The chapter has shown the flexibility of the motor algebra approach for the solution of the direct and inverse kinematics of robot manipulators. To solve for the robot’s inverse kinematics, we have shown that, depending on our needs, we can use representations either of points, lines, or planes, which help to enormously reduce the complexity of the computation without losing geometric insight. Similarly, the use of incidence algebra in the affine plane framework allows us to define geometric constraints, or flags, by taking advantage of meet and joint operations, thereby allowing easy identification of the most important geometric objects involved.

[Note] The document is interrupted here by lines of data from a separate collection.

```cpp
int hip_failed(hipError_t error, const char *what, const char *file, int line)
{
    set_error("HIP error %d (%s) at %s:%d in %s", static_cast<int>(error), hipGetErrorString(error), file, line, what);
// ... 344 lines not shown
        const size_t top = static_cast<size_t>(std::min<int64_t>(V, ds::kSignatureBits));
        std::partial_sort(by_length.begin(), by_length.begin() + top, by_length.end(), [&](int64_t x, int64_t y) {
            const int64_t lx = rowptr[x + 1] - rowptr[x], ly = rowptr[y + 1] - rowptr[y];
            return lx != ly ? lx > ly : x < y;
        });
        for (size_t bit = 0; bit < top; ++bit) {
            const int64_t g = by_length[bit];
            if ((rowptr[g + 1] - rowptr[g]) * 256 < N) break;
            sig_column[static_cast<size_t>(g)] = static_cast<int8_t>(bit);
        }
    }
    bool literal_only = false;
    for (int64_t g = 0; g < V && !literal_only; ++g) literal_only = !(idf32[g] >= 0.f && idf32[g] < 1e30f);
    std::vector<uint32_t> records(static_cast<size_t>(N) * ds::kRowRecordWords, 0u);
    {
        std::vector<double> row_total(static_cast<size_t>(N), 0.0);
        ds::for_postings_by_row_range(rowptr, truth_idx, V, N, threads, [&](int, int64_t g, int64_t from, int64_t to) {
            const double value = idf32[g];
            for (int64_t p = from; p < to; ++p) row_total[static_cast<size_t>(truth_idx[p])] += value;
            const int bit = sig_column[static_cast<size_t>(g)];
            if (bit >= 0)
                for (int64_t p = from; p < to; ++p)
                    records[static_cast<size_t>(truth_idx[p]) * ds::kRowRecordWords + static_cast<size_t>(bit >> 5)] |= 1u << (bit & 31);
        });
        std::vector<uint8_t> violated(static_cast<size_t>(threads), 0);
        ds::parallel_ranges(N, threads, [&](int thread, int64_t begin, int64_t end) {
            bool bad = false;
            for (int64_t t = begin; t < end && !bad; ++t)
                bad = !(sums32[t] >= 0.f && sums32[t] < 1e30f) ||
                      static_cast<double>(sums32[t]) < row_total[static_cast<size_t>(t)] * (1.0 - 1e-4);
            violated[static_cast<size_t>(thread)] = bad;
        });
        for (uint8_t bad : violated) literal_only = literal_only || bad;
    }
    phase("signatures + row totals");

    const uint16_t pad_word = static_cast<uint16_t>(tile_rows / 2);
    std::vector<uint16_t> postings(static_cast<size_t>(quads) * 4), posting_sums(static_cast<size_t>(quads) * 4);
    ds::parallel_dynamic(V, 32, threads, [&](int, int64_t column_begin, int64_t column_end) {
        for (int64_t g = column_begin; g < column_end; ++g) {
            const uint32_t *row = col_ptr.data() + g * stride;
            int64_t p = rowptr[g];
            while (p < rowptr[g + 1]) {
                const int64_t b = truth_idx[p] / tile_rows, tile_first = b * tile_rows, tile_end = tile_first + tile_rows;
                int64_t last = p, even = 0;
                for (; last < rowptr[g + 1] && truth_idx[last] < tile_end; ++last) even += ((truth_idx[last] - tile_first) & 1) == 0;
                uint64_t write[2] = {static_cast<uint64_t>(row[b]) * 4u,
                                     (static_cast<uint64_t>(row[b]) + static_cast<uint64_t>(even + 3) / 4u) * 4u};
                const uint64_t part_end[2] = {write[1], static_cast<uint64_t>(row[b + 1]) * 4u};
                for (; p < last; ++p) {
                    const int64_t t = truth_idx[p];
                    const uint32_t local = static_cast<uint32_t>(t - tile_first);
                    uint64_t &at = write[local & 1u];
                    posting_sums[at] = static_cast<uint16_t>((ds::encode_sums8(sums32[t]) << 8) |
                                                              (records[static_cast<size_t>(t) * ds::kRowRecordWords] & 0xffu));
                    postings[at++] = static_cast<uint16_t>(((local & 1u) << 15) | (local >> 1));
                }
                for (int part = 0; part < 2; ++part)
                    for (uint64_t i = write[part]; i < part_end[part]; ++i) {
                        postings[i] = static_cast<uint16_t>((part << 15) | pad_word);
                        posting_sums[i] = static_cast<uint16_t>(0xff00);
                    }
            }
        }
    });
    phase("postings");
    std::vector<uint16_t> dup_rank(static_cast<size_t>(N), 0u);
    ds::duplicate_ranks(rowptr, truth_idx, sums32, V, N, dup_rank.data());
    phase("duplicate ranks");
    ds::parallel_ranges(N, threads, [&](int, int64_t begin, int64_t end) {
        for (int64_t t = begin; t < end; ++t) {
            uint32_t *record = records.data() + static_cast<size_t>(t) * ds::kRowRecordWords;
            std::memcpy(&record[4], &sums32[t], sizeof(float));
            record[5] = dup_rank[static_cast<size_t>(t)];
            record[6] = static_cast<uint32_t>(original[static_cast<size_t>(t)]);
        }
    });
    const bool wide_start = nnz >= (int64_t(1) << 32) - 1, wide_cols = V > 65536;
    std::vector<int64_t> row_start(static_cast<size_t>(N) + 1, 0);
    ds::for_postings_by_row_range(rowptr, truth_idx, V, N, threads, [&](int, int64_t, int64_t from, int64_t to) {
        for (int64_t p = from; p < to; ++p) ++row_start[static_cast<size_t>(truth_idx[p]) + 1];
    });
    for (int64_t t = 0; t < N; ++t) row_start[static_cast<size_t>(t) + 1] += row_start[static_cast<size_t>(t)];
    {
        if (wide_cols) image.row_cols32.resize(static_cast<size_t>(nnz)); else image.row_cols16.resize(static_cast<size_t>(nnz));
        int32_t *const cols32 = image.row_cols32.data();
        uint16_t *const cols16 = image.row_cols16.data();
        std::vector<int64_t> fill(row_start.begin(), row_start.end() - 1);
        ds::for_postings_by_row_range(rowptr, truth_idx, V, N, threads, [&](int, int64_t g, int64_t from, int64_t to) {
            if (wide_cols)
                for (int64_t p = from; p < to; ++p) cols32[fill[static_cast<size_t>(truth_idx[p])]++] = static_cast<int32_t>(g);
            else
                for (int64_t p = from; p < to; ++p) cols16[fill[static_cast<size_t>(truth_idx[p])]++] = static_cast<uint16_t>(g);
        });
    }
    if (wide_start) {
        image.row_start64.swap(row_start);
    } else {
        image.row_start32.resize(row_start.size());
        for (size_t t = 0; t < row_start.size(); ++t) image.row_start32[t] = static_cast<uint32_t>(row_start[t]);
    }
    image.wide_start = wide_start;
    image.wide_cols = wide_cols;
    phase("forward index");
    image.n_tiles = n_tiles;
    image.tile_rows = tile_rows;
    image.nnz = nnz;
    image.quads = quads;
    image.sums_min = sums_min;
    image.literal_only = literal_only;
    image.rows_sorted = sort_rows;
    image.col_ptr.swap(col_ptr);
    image.records.swap(records);
    image.postings.swap(postings);
// ... 280 lines not shown
```

Baseline: 66.23 million.

## Replace per-posting sums8 gate with 16-bit signature mass bounds

Per-posting metadata now stores 16 signature bits instead of an 8-bit encoded row-sum plus 8 signature bits. The pruning bound becomes a full-mass minus a low-byte missing-mass table plus a high-byte table, and padding postings are excluded explicitly via the pad word check. The precomputed threshold also uses a band edge derived from the cut to tighten the minimum sums. The goal is tighter candidate pruning from more signature bits, traded against dropping the per-row sums constraint, which may admit more candidates.

```diff
diff --git a/doppel-speller_amd/csrc/ds_common.h b/doppel-speller_amd/csrc/ds_common.h
--- a/doppel-speller_amd/csrc/ds_common.h
+++ b/doppel-speller_amd/csrc/ds_common.h
@@ -21,16 +21,6 @@
 constexpr int kSignatureWords = kSignatureBits / 32;
 constexpr int kRowRecordWords = 8;
 constexpr int kControlWords = 32;
-
-inline uint32_t encode_sums8(float x)
-{
-    if (!(x >= 0.125f)) return 0u;
-    uint32_t bits;
-    memcpy(&bits, &x, sizeof(bits));
-    const int exponent = static_cast<int>(bits >> 23) - 124;
-    if (exponent > 15) return 0xfeu;
-    return std::min<uint32_t>(0xfeu, (static_cast<uint32_t>(exponent) << 4) | ((bits >> 19) & 0xfu));
-}
 
 inline uint64_t mix64(uint64_t x)
 {
diff --git a/doppel-speller_amd/csrc/ds_jaccard_impl.inc b/doppel-speller_amd/csrc/ds_jaccard_impl.inc
--- a/doppel-speller_amd/csrc/ds_jaccard_impl.inc
+++ b/doppel-speller_amd/csrc/ds_jaccard_impl.inc
@@ -81,7 +81,7 @@
 constexpr int kOffOrder = kOffRank + kMaxQueryColumns;
 constexpr int kOffSigBit = kOffOrder + kMaxQueryColumns;
 constexpr int kOffMassTable = kOffSigBit + kMaxQueryColumns;
-constexpr int kOffPtr = kOffMassTable + 256 * 6;
+constexpr int kOffPtr = kOffMassTable + 256 * 4;
 constexpr int kOffHist = kOffMassTable;
 constexpr int kOffQuadPrefix = kOffPtr + kMaxQueryColumns * (kPtrTiles + 1) * 4;
 constexpr int kOffQuadBase = kOffQuadPrefix + kMaxQueryColumns * 4;
@@ -237,11 +237,6 @@
     return __builtin_bit_cast(uint32_t, __builtin_elementwise_max(a, b));
 }
 
-__device__ __forceinline__ float decode_sums8(uint32_t code)
-{
-    return code == 0u ? 0.f : __uint_as_float((((code >> 4) + 124u) << 23) | ((code & 0xfu) << 19));
-}
-
 __device__ __forceinline__ bool may_qualify(float s, float sums, const Bounds &b)
 {
     return s + b.mass >= b.coef * (sums + b.maxint32);
@@ -356,8 +351,8 @@
     float *bit_idf = reinterpret_cast<float *>(lds + kOffBitIdf);
     uint32_t *fixed = reinterpret_cast<uint32_t *>(lds + kOffFixed);
     uint32_t *iscores = reinterpret_cast<uint32_t *>(lds);
-    uint32_t *need32 = reinterpret_cast<uint32_t *>(lds + kOffMassTable);
-    uint16_t *mass16 = reinterpret_cast<uint16_t *>(lds + kOffMassTable + 256 * 4);
+    uint16_t *mass_low = reinterpret_cast<uint16_t *>(lds + kOffMassTable);
+    uint16_t *mass_high = mass_low + 256;
     uint32_t *ptr_cache = reinterpret_cast<uint32_t *>(lds + kOffPtr);
     uint32_t *quad_prefix = reinterpret_cast<uint32_t *>(lds + kOffQuadPrefix);
     uint32_t *quad_base = reinterpret_cast<uint32_t *>(lds + kOffQuadBase);
@@ -620,21 +615,18 @@
                 if (tid < 4) ctrl[kLTileMask + tid] = static_cast<int32_t>(ctrl[kLSigMask + tid]);
                 if (tid == 4) ctrl[kLTileSkip] = non_essential;
                 if (tid < 256) {
-                    const uint32_t skipped8 = static_cast<uint32_t>(ctrl[kLSigMask]) & 0xffu;
-                    float rest = bounds.mass, some = 0.f;
+                    const uint32_t skipped16 = static_cast<uint32_t>(ctrl[kLSigMask]) & 0xffffu;
+                    float lacks_low = 0.f, lacks_high = 0.f;
                     for (int g = 0; g < 8; ++g) {
-                        if (!((skipped8 >> g) & 1u)) continue;
-                        rest -= bit_idf[g];
-                        if ((tid >> g) & 1) some += bit_idf[g];
-                    }
-                    if (rest < 0.f) rest = 0.f;
-                    const float value = (rest + some) * (1.f + 3.814697265625e-06f) + 1e-30f;
-                    const float mass = value < bounds.mass ? value : bounds.mass;
-                    const float mass_units = mass * to_fixed_high + 2.5f;
-                    mass16[tid] = static_cast<uint16_t>(mass_units < 65535.f ? mass_units : 65535.f);
-                    const float need_units = bounds.coef * (decode_sums8(tid) + maxint32) * to_fixed_low - 2.5f;
-                    need32[tid] = tid == 255 ? 0x7fffffffu
-                                             : static_cast<uint32_t>(need_units < 0.f ? 0.f : (need_units < 65535.f ? need_units : 65535.f));
+                        if (((skipped16 >> g) & 1u) && !((tid >> g) & 1)) lacks_low += bit_idf[g];
+                        if (((skipped16 >> (g + 8)) & 1u) && !((tid >> g) & 1)) lacks_high += bit_idf[g + 8];
+                    }
+                    const float full_units = bounds.mass * to_fixed_high + 2.5f;
+                    const uint32_t full = static_cast<uint32_t>(full_units < 65535.f ? full_units : 65535.f);
+                    const uint32_t low = static_cast<uint32_t>(lacks_low * (1.f - 3.814697265625e-06f) * to_fixed_low);
+                    const uint32_t high = static_cast<uint32_t>(lacks_high * (1.f - 3.814697265625e-06f) * to_fixed_low);
+                    mass_low[tid] = static_cast<uint16_t>(full - min(low, full));
+                    mass_high[tid] = static_cast<uint16_t>(min(high, 65535u));
                 }
             }
             const bool sparse = tight && sparse_mode;
@@ -731,7 +723,7 @@
                                DS_OK_INDEX(3, first, a.n_quads);
                     q[u] = alive[u] ? load_quad(quads, first) : make_uint2(kPadQuad, kPadQuad);
                     if (keep)
-                        info[u] = alive[u] ? load_quad(sums_quads, first) : make_uint2(0xff00ff00u, 0xff00ff00u);
+                        info[u] = alive[u] ? load_quad(sums_quads, first) : make_uint2(0u, 0u);
                     if constexpr (kCountBytes) {
                         const unsigned long long loaded = __ballot(alive[u]);
                         if (count_sparse && lane == 0)
@@ -841,7 +833,7 @@
                 ++sparse_tiles;
                 if (__builtin_expect(tables_fresh, 0)) {
                     tables_fresh = false;
-                    mass_units_max = uniform(static_cast<uint32_t>(mass16[255]));
+                    mass_units_max = uniform(static_cast<uint32_t>(mass_low[255]));
                 }
                 const uint32_t gate_fixed = [&]() {
                     const float units = here.pre * to_fixed_low - 2.f;
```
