## Add restart ring accumulation scheme for plain 3-tap depth conv in TMEM

Adds a new MMA schedule for the plain kd=3 small-CB case. Each input depth plane is multiplied once against all three depth taps with a single N=3*CB MMA into a rotating ring of TMEM slots. The epilogue sums the two overlapping slots at wrap boundaries and zeroes slots before releasing them. This replaces the class/fresh/done bookkeeping and is meant to cut MMA issue count and accumulate-flag logic. In exchange it adds extra TMEM loads in the epilogue, zeroing stores, and more complex slot synchronisation.

```diff
diff --git a/deepwmh_b200/csrc/conv_tcgen05.cuh b/deepwmh_b200/csrc/conv_tcgen05.cuh
--- a/deepwmh_b200/csrc/conv_tcgen05.cuh
+++ b/deepwmh_b200/csrc/conv_tcgen05.cuh
@@ -36,6 +36,7 @@
   TcClassDesc cls[8];
   int D, H, W, tilesH, tilesW, ZB, nzb, ncb;
   int SA, NB, resident, R, fmt;
+  int restart;
   const double* xf_sums; const float* xf_gamma; const float* xf_beta; double xf_inv_count; int xform; const void* xf_src;
   const float* fc_src; const SampleMeta* fc_metas; int fc_patch_mode, fc_SY, fc_SZ, first;
   int stagger;
@@ -71,6 +72,14 @@
   uint32_t idx = 0, phase = 0;
   __device__ __forceinline__ void advance(uint32_t n) { if (++idx == n) { idx = 0; phase ^= 1; } }
   __device__ __forceinline__ RingPos next(uint32_t n) const { RingPos r = *this; r.advance(n); return r; }
+};
+
+struct TcPlaneSlots {
+  uint32_t last = 0, phase = 0, shift = 0;
+  __device__ __forceinline__ uint32_t first() const { return last < 2 ? last + shift : last; }
+  __device__ __forceinline__ void advance(uint32_t span, uint32_t shift_after) {
+    if (++last == span) { last = 0; phase ^= 1; shift = shift_after; }
+  }
 };
 
 #define DWMH_TIMED_WAIT(acc, ...) do { if (prof_on) { const long long t__ = clock64(); __VA_ARGS__; acc += clock64() - t__; } else { __VA_ARGS__; } } while (0)
@@ -109,6 +118,8 @@
     g = kGroup16[warp_abs]; warp = kRole16[warp_abs];
   }
   const bool extra = warp == 7;
+  constexpr bool RING_OK = SMALL_CB && !TCONV && !FIRST;
+  const bool restart = RING_OK && p.restart != 0;
 
   int wi = blockIdx.x * p.G + g;
   const bool idle = wi >= p.total_items;
@@ -463,9 +474,69 @@
       const long long t0_ = clock64();
       while (clock64() - t0_ < (long long)p.stagger) { }
     }
-    RingPos a, b, fresh, done;
+    RingPos a, b;
     bool b_peek = false;
     bool a_peek = false;
+    if (restart) {
+      const uint32_t id3 = idesc0 | (((3 * CB) >> 3) << 17);
+      const int nwin = z_end - z_lo + 2;
+      auto run = [&](auto res_c) {
+        constexpr bool RES = decltype(res_c)::value;
+        TcPlaneSlots ps;
+        for (int i = 0; i < nwin; ++i, ps.advance(R - 2, R - 2)) {
+          const int t = z_lo - 1 + i;
+          const uint32_t lo = ps.last;
+          for (uint32_t s_ = lo == 0 ? 0 : lo + 2; s_ <= lo + 2; ++s_)
+            DWMH_TIMED_WAIT(w1_, tc::mbar_wait(acc_empty + 8 * s_, ps.phase, 3));
+          if (t >= 0 && t < p.Din) {
+            const uint32_t col = tmem + lo * CB;
+            for (int kc = 0; kc < p.nkc; ++kc) {
+              if (!a_peek) DWMH_TIMED_WAIT(w0_, tc::mbar_wait(a_mma + 8 * a.idx, a.phase, 4));
+              tc::tc_fence_after();
+              { const RingPos an = a.next(SA); a_peek = tc::mbar_test_wait(a_mma + 8 * an.idx, an.phase); }
+              const long long tb_ = prof_on ? clock64() : 0;
+              const uint32_t a_lo0 = ((smem_a_d + a.idx * p.a_stage_bytes) >> 4) | a_lbo_field;
+              if constexpr (!RES) {
+#pragma unroll
+                for (int sft = 0; sft < 9; ++sft) {
+                  if (!b_peek) DWMH_TIMED_WAIT(w1_, tc::mbar_wait(b_full + 8 * b.idx, b.phase, 6));
+                  tc::tc_fence_after();
+                  const uint32_t b_lo0 = ((smem_b_d + b.idx * p.b_tile_bytes) >> 4) | (b_lbo16 << 16);
+                  { const RingPos bn = b.next(NB); b_peek = tc::mbar_test_wait(b_full + 8 * bn.idx, bn.phase); }
+                  if (leader) {
+#pragma unroll
+                    for (int kk = 0; kk < KSTEPS; ++kk) {
+                      const uint64_t adesc = tc_desc(a_hi, a_lo0 + (sft / 3) * TC_PW + (sft % 3) + kk * (2 * TC_PLANE_BYTES >> 4));
+                      tc::umma_f16(col, adesc, tc_desc(b_hi, b_lo0 + kk * kstep_b), id3, 1u);
+                    }
+                  }
+                  if (elected) tc::umma_commit(b_empty + 8 * b.idx);
+                  b.advance(NB);
+                }
+              } else if (leader) {
+                uint32_t bl = b_lo_res + (uint32_t)kc * 9u * tile16;
+#pragma unroll
+                for (int sft = 0; sft < 9; ++sft) {
+#pragma unroll
+                  for (int kk = 0; kk < KSTEPS; ++kk) {
+                    const uint64_t adesc = tc_desc(a_hi, a_lo0 + (sft / 3) * TC_PW + (sft % 3) + kk * (2 * TC_PLANE_BYTES >> 4));
+                    tc::umma_f16(col, adesc, tc_desc(b_hi, bl + kk * kstep_b), id3, 1u);
+                  }
+                  bl += tile16;
+                }
+              }
+              if (prof_on) w2_ += clock64() - tb_;
+              if (elected) tc::umma_commit(a_empty + 8 * a.idx);
+              a.advance(SA);
+            }
+          }
+          if (elected) tc::umma_commit(acc_full + 8 * lo);
+          __syncwarp();
+        }
+      };
+      if (p.resident) run(std::true_type{}); else run(std::false_type{});
+    } else {
+    RingPos fresh, done;
     uint32_t lo_slot = 0;
     int next_fresh = z_lo, next_done = z_lo, zo_lo_prev = z_lo;
     for (int t = t_first; t <= t_last_nominal; ++t) {
@@ -810,6 +881,7 @@
       }
       __syncwarp();
       if (prof_on) w3_ += clock64() - tg_;
+    }
     }
     }
   } else {
@@ -885,10 +957,29 @@
     const float nvw = (float)__popc(__ballot_sync(0xffffffffu, valid));
     const size_t V = (size_t)p.D * p.H * p.W;
     uint4* out_base = reinterpret_cast<uint4*>(p.out) + ((size_t)n * (p.Cout >> 3) + (size_t)cb * (CB >> 3)) * V;
-    uint32_t slot = 0, phase = 0;
-    for (int zo = z_lo; zo < z_end; ++zo) {
-      DWMH_TIMED_WAIT(w0_, tc::mbar_wait(acc_full + 8 * slot, phase, 7));
+    auto release = [&](uint32_t s_first, uint32_t s_last) {
+      if (restart) {
+        for (int ch = 0; ch < nch; ++ch) {
+          tc::tmem_st16_zero(tm_lane + s_last * CB + ch * 16);
+          if (s_first != s_last) tc::tmem_st16_zero(tm_lane + s_first * CB + ch * 16);
+        }
+        tc::tmem_st_wait();
+      }
+      tc::tc_fence_before();
+      __syncwarp();
+      if (lane == 0) {
+        tc::mbar_arrive(acc_empty + 8 * s_last);
+        if (s_first != s_last) tc::mbar_arrive(acc_empty + 8 * s_first);
+      }
+    };
+    if (restart)
+      for (uint32_t s_ = 0; s_ < R; ++s_) release(s_, s_);
+    TcPlaneSlots ps;
+    for (int zo = restart ? z_lo - 2 : z_lo; zo < z_end; ++zo, ps.advance(restart ? R - 2 : R, restart ? R - 2 : 0)) {
+      const uint32_t slot = ps.last, first = restart ? ps.first() : slot;
+      DWMH_TIMED_WAIT(w0_, tc::mbar_wait(acc_full + 8 * slot, ps.phase, 7));
       tc::tc_fence_after();
+      if (zo < z_lo) { release(first, slot); continue; }
       uint4* outp = out_base + ((size_t)zo * p.H + h) * p.W + w;
       float wgt_new, cnt_prev = cnt;
       if constexpr (SMALL_CB) { cnt += 1.f; wgt_new = __frcp_rn(cnt); }
@@ -902,6 +993,16 @@
           float a[16];
 #pragma unroll
           for (int i = 0; i < 16; ++i) a[i] = __uint_as_float(r[i]);
+          if (first != slot) {
+#pragma unroll
+            for (int hf = 0; hf < 16; hf += 8) {
+              uint32_t r8[8];
+              tc::tmem_ld8(tm_lane + first * CB + ch * 16 + hf, r8);
+              tc::tmem_ld_wait();
+#pragma unroll
+              for (int i = 0; i < 8; ++i) a[hf + i] = __uint_as_float(r8[i]) + a[hf + i];
+            }
+          }
           if (valid) {
             if (p.out32) {
               float4* o32 = reinterpret_cast<float4*>(p.out) + 2 * (size_t)(outp - reinterpret_cast<uint4*>(p.out));
@@ -951,10 +1052,7 @@
           }
         }
       }
-      tc::tc_fence_before();
-      __syncwarp();
-      if (lane == 0) tc::mbar_arrive(acc_empty + 8 * slot);
-      if (++slot == R) { slot = 0; phase ^= 1; }
+      release(first, slot);
     }
     StatPartial* pout = reinterpret_cast<StatPartial*>(smem + (size_t)g * SA * p.a_stage_bytes) + (size_t)q * CB;
     if constexpr (SMALL_CB) {
@@ -1207,6 +1305,7 @@
   kp.xform = 0; kp.xf_sums = nullptr; kp.xf_gamma = nullptr; kp.xf_beta = nullptr; kp.xf_inv_count = 0.0;
   t.xform_ok = !strided && kd == 3 && resident && c1 == 0 && KC == 32 && (cin == 32 || cin == 64) && CB <= 32 && SA >= 3;
   kp.R = std::min(TC_MAX_R, (512 / G) / CB);
+  kp.restart = (kp.nclass == 1 && kp.Jlo == -1 && kp.Jhi == 1 && kp.R >= 6 && CB <= 32) ? 1 : 0;
   kp.fmt = bf16 ? 1 : 0;
   kp.a_stage_bytes = KC * 360; kp.b_tile_bytes = kp.jmax * CB * KC * 2;
   kp.off_b = G * SA * kp.a_stage_bytes;
diff --git a/deepwmh_b200/csrc/tc_primitives.cuh b/deepwmh_b200/csrc/tc_primitives.cuh
--- a/deepwmh_b200/csrc/tc_primitives.cuh
+++ b/deepwmh_b200/csrc/tc_primitives.cuh
@@ -83,6 +83,10 @@
                  "=r"(r[8]), "=r"(r[9]), "=r"(r[10]), "=r"(r[11]), "=r"(r[12]), "=r"(r[13]), "=r"(r[14]), "=r"(r[15])
                : "r"(taddr) : "memory");
 }
+__device__ __forceinline__ void tmem_ld8(uint32_t taddr, uint32_t r[8]) {
+  asm volatile("tcgen05.ld.sync.aligned.32x32b.x8.b32 {%0,%1,%2,%3,%4,%5,%6,%7}, [%8];"
+               : "=r"(r[0]), "=r"(r[1]), "=r"(r[2]), "=r"(r[3]), "=r"(r[4]), "=r"(r[5]), "=r"(r[6]), "=r"(r[7]) : "r"(taddr) : "memory");
+}
 __device__ __forceinline__ void tmem_ld_wait() { asm volatile("tcgen05.wait::ld.sync.aligned;" ::: "memory"); }
 __device__ __forceinline__ void tmem_st16_zero(uint32_t taddr) {
   const uint32_t z = 0;
```

Result: no change. 8.368 (median of 6 runs) (+0.9%).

For the computation of inverse kinematics, we have also used the conformal geometric algebra which besides points, lines, and planes uses circles and spheres as well; the use of this broad set of geometric entities helps us greatly to simplify the complex computation of the inverse kinematics.

The main contribution of this chapter has been to show that our approach offers more flexibility while at the same time preserving geometric insight during computation. The author believes that the versatility of the geometric algebra framework offers an alternative approach to the increasingly complex of application of multilink mechanisms.